● **Task**
Copy out each line below in which the string "nwarp" appears.

##### Data for this exercise #####

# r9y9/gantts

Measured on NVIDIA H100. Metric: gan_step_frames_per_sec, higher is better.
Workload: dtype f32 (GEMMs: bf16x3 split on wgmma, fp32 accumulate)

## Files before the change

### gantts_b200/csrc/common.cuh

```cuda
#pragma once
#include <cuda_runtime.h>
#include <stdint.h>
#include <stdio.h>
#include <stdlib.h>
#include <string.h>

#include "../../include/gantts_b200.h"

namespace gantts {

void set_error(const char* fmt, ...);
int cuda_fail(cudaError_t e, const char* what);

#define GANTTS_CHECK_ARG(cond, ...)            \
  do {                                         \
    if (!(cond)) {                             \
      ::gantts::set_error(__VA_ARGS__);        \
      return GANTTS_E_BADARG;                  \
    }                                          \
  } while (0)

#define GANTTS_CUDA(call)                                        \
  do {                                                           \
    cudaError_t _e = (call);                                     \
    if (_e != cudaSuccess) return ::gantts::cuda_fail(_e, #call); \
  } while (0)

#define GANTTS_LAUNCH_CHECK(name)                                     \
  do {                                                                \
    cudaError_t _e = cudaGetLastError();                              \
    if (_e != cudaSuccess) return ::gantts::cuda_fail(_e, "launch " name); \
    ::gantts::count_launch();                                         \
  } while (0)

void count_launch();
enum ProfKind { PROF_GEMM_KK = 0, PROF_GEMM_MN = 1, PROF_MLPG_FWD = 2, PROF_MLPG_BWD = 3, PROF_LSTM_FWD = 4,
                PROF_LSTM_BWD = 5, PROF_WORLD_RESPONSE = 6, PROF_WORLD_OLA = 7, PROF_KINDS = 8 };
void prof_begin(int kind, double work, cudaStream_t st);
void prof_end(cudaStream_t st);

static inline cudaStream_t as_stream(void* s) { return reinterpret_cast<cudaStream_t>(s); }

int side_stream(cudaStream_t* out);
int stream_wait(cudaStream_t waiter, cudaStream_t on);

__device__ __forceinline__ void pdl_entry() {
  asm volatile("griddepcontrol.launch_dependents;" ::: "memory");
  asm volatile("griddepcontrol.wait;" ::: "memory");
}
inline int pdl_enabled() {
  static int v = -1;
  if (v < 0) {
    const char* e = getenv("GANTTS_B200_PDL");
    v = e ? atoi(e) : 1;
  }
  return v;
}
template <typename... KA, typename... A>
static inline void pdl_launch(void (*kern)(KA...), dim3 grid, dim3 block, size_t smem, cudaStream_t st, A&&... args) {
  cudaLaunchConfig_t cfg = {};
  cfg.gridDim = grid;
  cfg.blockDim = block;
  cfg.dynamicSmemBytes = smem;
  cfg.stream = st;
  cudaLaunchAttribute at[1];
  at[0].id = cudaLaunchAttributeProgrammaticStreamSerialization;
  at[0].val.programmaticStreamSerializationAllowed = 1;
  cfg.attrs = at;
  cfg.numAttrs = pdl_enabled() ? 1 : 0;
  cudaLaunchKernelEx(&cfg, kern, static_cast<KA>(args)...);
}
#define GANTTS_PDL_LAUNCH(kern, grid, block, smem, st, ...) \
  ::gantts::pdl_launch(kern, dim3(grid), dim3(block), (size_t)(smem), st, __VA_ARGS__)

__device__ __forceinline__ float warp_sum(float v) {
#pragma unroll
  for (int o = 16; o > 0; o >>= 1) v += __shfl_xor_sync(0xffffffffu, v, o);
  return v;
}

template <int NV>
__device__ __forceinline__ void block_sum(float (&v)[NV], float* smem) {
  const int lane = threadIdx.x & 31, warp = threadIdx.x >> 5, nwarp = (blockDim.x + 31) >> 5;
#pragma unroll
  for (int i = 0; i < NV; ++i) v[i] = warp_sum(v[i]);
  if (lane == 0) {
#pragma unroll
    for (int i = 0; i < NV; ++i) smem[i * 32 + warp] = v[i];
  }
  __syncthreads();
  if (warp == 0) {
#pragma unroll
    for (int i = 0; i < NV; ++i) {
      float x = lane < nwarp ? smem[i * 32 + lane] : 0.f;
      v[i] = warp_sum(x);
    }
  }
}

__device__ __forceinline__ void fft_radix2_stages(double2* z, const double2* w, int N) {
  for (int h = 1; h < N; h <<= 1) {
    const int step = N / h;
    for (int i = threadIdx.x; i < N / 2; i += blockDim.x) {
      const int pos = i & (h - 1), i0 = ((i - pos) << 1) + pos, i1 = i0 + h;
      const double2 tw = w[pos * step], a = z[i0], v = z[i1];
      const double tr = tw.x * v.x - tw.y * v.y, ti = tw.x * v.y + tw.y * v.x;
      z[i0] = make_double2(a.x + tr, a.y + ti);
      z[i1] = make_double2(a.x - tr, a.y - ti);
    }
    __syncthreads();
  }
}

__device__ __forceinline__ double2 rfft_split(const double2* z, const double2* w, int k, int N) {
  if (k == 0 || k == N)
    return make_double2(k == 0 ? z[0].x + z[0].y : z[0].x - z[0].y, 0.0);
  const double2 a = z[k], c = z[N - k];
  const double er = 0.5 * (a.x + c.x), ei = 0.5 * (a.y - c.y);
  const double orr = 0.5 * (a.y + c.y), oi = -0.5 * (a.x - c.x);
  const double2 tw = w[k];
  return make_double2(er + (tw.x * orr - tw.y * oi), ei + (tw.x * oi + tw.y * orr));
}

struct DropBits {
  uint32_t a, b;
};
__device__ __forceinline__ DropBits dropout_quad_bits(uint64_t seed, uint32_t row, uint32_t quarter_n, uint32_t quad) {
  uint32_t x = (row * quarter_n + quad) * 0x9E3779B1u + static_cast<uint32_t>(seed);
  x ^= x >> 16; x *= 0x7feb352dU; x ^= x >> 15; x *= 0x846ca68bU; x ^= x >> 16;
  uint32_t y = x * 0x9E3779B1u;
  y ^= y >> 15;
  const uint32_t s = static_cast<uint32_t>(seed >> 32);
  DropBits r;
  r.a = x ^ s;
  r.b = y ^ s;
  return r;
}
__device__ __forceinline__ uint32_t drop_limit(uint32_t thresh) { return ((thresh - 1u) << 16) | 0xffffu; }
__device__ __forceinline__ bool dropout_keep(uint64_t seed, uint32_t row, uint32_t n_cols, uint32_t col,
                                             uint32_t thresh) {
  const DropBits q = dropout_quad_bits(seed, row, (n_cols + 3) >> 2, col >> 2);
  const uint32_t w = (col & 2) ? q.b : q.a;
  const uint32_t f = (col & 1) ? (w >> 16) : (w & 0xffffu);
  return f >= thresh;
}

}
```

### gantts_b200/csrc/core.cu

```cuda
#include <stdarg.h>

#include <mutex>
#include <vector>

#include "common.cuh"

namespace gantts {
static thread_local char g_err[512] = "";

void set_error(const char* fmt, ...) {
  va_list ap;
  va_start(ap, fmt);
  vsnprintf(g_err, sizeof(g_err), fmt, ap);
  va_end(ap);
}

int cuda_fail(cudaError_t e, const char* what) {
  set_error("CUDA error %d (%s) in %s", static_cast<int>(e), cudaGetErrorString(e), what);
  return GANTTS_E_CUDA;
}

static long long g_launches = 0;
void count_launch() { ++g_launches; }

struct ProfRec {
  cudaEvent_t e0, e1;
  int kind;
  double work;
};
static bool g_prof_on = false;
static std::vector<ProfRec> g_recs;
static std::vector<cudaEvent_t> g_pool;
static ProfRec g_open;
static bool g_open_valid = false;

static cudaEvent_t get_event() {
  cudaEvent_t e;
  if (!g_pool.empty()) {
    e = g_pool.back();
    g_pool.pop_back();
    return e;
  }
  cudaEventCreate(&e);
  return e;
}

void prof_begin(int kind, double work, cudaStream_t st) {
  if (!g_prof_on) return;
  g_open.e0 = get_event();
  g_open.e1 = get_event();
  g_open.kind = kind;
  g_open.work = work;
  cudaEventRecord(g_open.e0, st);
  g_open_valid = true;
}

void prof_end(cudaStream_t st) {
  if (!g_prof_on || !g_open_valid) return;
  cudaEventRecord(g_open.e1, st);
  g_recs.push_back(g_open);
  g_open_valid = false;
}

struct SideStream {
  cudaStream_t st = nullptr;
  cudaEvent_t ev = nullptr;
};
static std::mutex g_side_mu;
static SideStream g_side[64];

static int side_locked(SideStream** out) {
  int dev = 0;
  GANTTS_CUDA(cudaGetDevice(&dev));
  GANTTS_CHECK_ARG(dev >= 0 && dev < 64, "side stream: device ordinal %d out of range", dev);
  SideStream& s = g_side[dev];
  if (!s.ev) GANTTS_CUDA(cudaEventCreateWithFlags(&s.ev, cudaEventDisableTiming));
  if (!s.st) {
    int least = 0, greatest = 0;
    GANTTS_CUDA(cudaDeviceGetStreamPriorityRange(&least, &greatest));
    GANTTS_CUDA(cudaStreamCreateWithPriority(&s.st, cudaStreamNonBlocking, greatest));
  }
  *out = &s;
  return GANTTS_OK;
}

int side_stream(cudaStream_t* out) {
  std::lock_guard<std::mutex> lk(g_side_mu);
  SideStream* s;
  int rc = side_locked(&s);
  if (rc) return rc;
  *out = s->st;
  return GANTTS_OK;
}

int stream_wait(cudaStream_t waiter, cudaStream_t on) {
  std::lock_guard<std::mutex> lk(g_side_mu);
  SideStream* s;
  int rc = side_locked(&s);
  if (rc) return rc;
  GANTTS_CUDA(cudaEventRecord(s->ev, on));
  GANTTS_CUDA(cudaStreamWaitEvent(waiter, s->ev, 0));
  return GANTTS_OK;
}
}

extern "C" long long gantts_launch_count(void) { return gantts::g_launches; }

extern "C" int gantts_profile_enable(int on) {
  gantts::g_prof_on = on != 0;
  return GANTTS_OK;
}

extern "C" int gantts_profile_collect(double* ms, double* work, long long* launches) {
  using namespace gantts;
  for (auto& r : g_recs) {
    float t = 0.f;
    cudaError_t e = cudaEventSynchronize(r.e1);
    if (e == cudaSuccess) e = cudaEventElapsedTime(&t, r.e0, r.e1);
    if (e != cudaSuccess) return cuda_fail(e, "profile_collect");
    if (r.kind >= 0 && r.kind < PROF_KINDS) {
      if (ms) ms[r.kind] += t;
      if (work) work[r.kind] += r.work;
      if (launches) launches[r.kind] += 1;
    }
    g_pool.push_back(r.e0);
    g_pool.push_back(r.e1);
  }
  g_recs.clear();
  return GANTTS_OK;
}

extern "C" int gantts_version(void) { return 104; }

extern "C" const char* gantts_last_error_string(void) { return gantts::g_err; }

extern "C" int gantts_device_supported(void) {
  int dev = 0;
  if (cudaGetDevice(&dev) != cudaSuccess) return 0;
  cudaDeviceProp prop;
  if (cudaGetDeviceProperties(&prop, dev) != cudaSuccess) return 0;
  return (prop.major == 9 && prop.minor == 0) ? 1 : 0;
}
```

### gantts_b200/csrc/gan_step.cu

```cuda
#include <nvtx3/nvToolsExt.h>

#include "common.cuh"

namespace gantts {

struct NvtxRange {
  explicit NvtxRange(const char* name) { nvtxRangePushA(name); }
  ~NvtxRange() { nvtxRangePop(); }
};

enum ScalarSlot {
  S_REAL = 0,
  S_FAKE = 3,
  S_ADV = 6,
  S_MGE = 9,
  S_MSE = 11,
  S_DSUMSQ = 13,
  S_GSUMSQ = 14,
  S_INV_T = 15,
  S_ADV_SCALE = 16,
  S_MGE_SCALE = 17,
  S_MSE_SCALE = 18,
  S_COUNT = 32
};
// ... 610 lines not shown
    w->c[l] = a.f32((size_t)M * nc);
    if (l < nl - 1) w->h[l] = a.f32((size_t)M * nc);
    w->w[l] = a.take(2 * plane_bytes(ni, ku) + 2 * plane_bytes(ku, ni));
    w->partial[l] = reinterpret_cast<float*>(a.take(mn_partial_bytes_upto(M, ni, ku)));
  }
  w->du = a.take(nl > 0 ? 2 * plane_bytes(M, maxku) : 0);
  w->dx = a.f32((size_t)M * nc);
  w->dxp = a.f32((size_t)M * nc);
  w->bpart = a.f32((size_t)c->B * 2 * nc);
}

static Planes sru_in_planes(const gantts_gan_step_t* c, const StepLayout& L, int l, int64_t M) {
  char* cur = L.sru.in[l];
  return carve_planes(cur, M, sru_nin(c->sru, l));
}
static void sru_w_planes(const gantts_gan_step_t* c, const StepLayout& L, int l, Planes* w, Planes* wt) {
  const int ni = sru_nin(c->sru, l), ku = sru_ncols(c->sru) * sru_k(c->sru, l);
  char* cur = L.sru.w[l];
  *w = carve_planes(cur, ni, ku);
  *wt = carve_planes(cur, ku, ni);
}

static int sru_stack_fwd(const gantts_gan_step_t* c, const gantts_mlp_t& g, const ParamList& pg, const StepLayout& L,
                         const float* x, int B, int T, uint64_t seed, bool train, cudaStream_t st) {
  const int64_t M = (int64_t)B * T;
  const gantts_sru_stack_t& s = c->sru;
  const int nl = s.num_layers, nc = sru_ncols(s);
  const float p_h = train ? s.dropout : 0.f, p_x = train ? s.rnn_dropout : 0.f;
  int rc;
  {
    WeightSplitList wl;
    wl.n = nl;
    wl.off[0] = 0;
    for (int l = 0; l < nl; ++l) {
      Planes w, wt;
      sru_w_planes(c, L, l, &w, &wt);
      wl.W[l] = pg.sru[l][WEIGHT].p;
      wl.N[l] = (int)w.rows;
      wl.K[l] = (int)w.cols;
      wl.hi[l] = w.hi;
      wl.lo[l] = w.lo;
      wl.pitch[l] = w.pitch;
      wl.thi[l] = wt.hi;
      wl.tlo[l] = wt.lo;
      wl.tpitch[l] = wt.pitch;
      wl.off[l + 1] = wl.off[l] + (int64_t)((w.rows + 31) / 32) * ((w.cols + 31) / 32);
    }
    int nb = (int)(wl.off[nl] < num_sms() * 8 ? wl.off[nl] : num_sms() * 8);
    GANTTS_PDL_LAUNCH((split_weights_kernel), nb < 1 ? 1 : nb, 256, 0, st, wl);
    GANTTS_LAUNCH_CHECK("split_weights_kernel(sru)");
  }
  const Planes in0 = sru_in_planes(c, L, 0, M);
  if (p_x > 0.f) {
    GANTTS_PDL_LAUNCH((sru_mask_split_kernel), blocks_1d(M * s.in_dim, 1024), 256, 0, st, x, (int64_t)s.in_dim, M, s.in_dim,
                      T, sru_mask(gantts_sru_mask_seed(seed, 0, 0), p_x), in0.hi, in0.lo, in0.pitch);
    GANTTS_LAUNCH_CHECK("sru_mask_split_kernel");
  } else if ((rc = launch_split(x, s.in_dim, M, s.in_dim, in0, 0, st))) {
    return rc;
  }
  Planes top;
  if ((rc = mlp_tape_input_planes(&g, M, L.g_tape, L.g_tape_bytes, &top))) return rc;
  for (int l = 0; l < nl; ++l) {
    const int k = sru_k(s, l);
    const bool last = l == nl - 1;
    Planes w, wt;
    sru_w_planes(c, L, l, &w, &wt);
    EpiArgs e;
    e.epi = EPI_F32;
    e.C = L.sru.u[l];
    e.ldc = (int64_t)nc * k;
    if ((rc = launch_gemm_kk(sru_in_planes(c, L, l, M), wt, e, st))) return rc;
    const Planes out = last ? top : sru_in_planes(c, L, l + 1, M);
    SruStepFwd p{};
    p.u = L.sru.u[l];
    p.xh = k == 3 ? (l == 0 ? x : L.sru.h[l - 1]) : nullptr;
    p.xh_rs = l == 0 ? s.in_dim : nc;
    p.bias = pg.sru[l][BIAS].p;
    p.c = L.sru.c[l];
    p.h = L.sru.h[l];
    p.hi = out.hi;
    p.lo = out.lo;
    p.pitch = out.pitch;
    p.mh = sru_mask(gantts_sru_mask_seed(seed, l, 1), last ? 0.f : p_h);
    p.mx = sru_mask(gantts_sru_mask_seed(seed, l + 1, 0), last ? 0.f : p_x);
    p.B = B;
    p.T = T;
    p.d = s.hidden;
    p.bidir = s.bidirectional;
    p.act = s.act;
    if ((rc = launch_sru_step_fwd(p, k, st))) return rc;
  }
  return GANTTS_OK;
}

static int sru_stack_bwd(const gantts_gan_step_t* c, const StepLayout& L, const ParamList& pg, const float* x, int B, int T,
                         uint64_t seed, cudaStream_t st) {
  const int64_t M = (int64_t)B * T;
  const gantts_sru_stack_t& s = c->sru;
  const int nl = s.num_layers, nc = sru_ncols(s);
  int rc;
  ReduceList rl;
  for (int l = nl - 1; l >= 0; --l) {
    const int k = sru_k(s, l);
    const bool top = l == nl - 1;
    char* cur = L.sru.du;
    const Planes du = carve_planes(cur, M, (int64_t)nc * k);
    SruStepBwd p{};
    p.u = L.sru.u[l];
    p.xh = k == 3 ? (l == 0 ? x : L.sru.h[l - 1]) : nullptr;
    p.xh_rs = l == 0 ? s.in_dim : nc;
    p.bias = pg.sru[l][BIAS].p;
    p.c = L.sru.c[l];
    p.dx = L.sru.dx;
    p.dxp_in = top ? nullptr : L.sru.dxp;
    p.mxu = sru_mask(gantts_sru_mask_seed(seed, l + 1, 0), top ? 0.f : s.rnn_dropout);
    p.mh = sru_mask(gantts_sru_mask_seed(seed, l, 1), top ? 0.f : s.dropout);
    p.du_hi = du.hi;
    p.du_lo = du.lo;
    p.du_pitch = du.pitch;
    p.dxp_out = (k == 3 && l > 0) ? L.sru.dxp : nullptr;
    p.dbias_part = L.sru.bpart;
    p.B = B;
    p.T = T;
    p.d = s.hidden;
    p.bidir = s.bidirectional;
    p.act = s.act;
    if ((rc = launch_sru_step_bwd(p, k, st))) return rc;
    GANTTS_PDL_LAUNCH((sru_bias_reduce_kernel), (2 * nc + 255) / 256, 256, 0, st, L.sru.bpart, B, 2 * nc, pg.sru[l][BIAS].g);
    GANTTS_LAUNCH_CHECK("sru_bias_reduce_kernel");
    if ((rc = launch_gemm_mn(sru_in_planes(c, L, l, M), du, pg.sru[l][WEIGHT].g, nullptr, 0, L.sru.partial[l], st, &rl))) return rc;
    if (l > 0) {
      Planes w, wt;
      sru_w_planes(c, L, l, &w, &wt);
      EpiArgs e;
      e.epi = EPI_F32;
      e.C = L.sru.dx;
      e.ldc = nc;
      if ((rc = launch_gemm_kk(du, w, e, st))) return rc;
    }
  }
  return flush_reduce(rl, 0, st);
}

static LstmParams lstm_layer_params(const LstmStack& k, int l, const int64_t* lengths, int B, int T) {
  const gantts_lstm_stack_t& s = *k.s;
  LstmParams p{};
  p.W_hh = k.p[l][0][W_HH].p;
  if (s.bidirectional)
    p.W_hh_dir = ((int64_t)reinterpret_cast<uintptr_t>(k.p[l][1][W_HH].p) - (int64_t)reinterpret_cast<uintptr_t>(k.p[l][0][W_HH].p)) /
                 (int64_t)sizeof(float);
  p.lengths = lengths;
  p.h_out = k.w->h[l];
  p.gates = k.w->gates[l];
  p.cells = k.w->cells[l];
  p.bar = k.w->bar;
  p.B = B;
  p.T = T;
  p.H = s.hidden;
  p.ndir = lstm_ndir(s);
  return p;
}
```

#####

● **Output for this task**
  const int lane = threadIdx.x & 31, warp = threadIdx.x >> 5, nwarp = (blockDim.x + 31) >> 5;
      float x = lane < nwarp ? smem[i * 32 + lane] : 0.f;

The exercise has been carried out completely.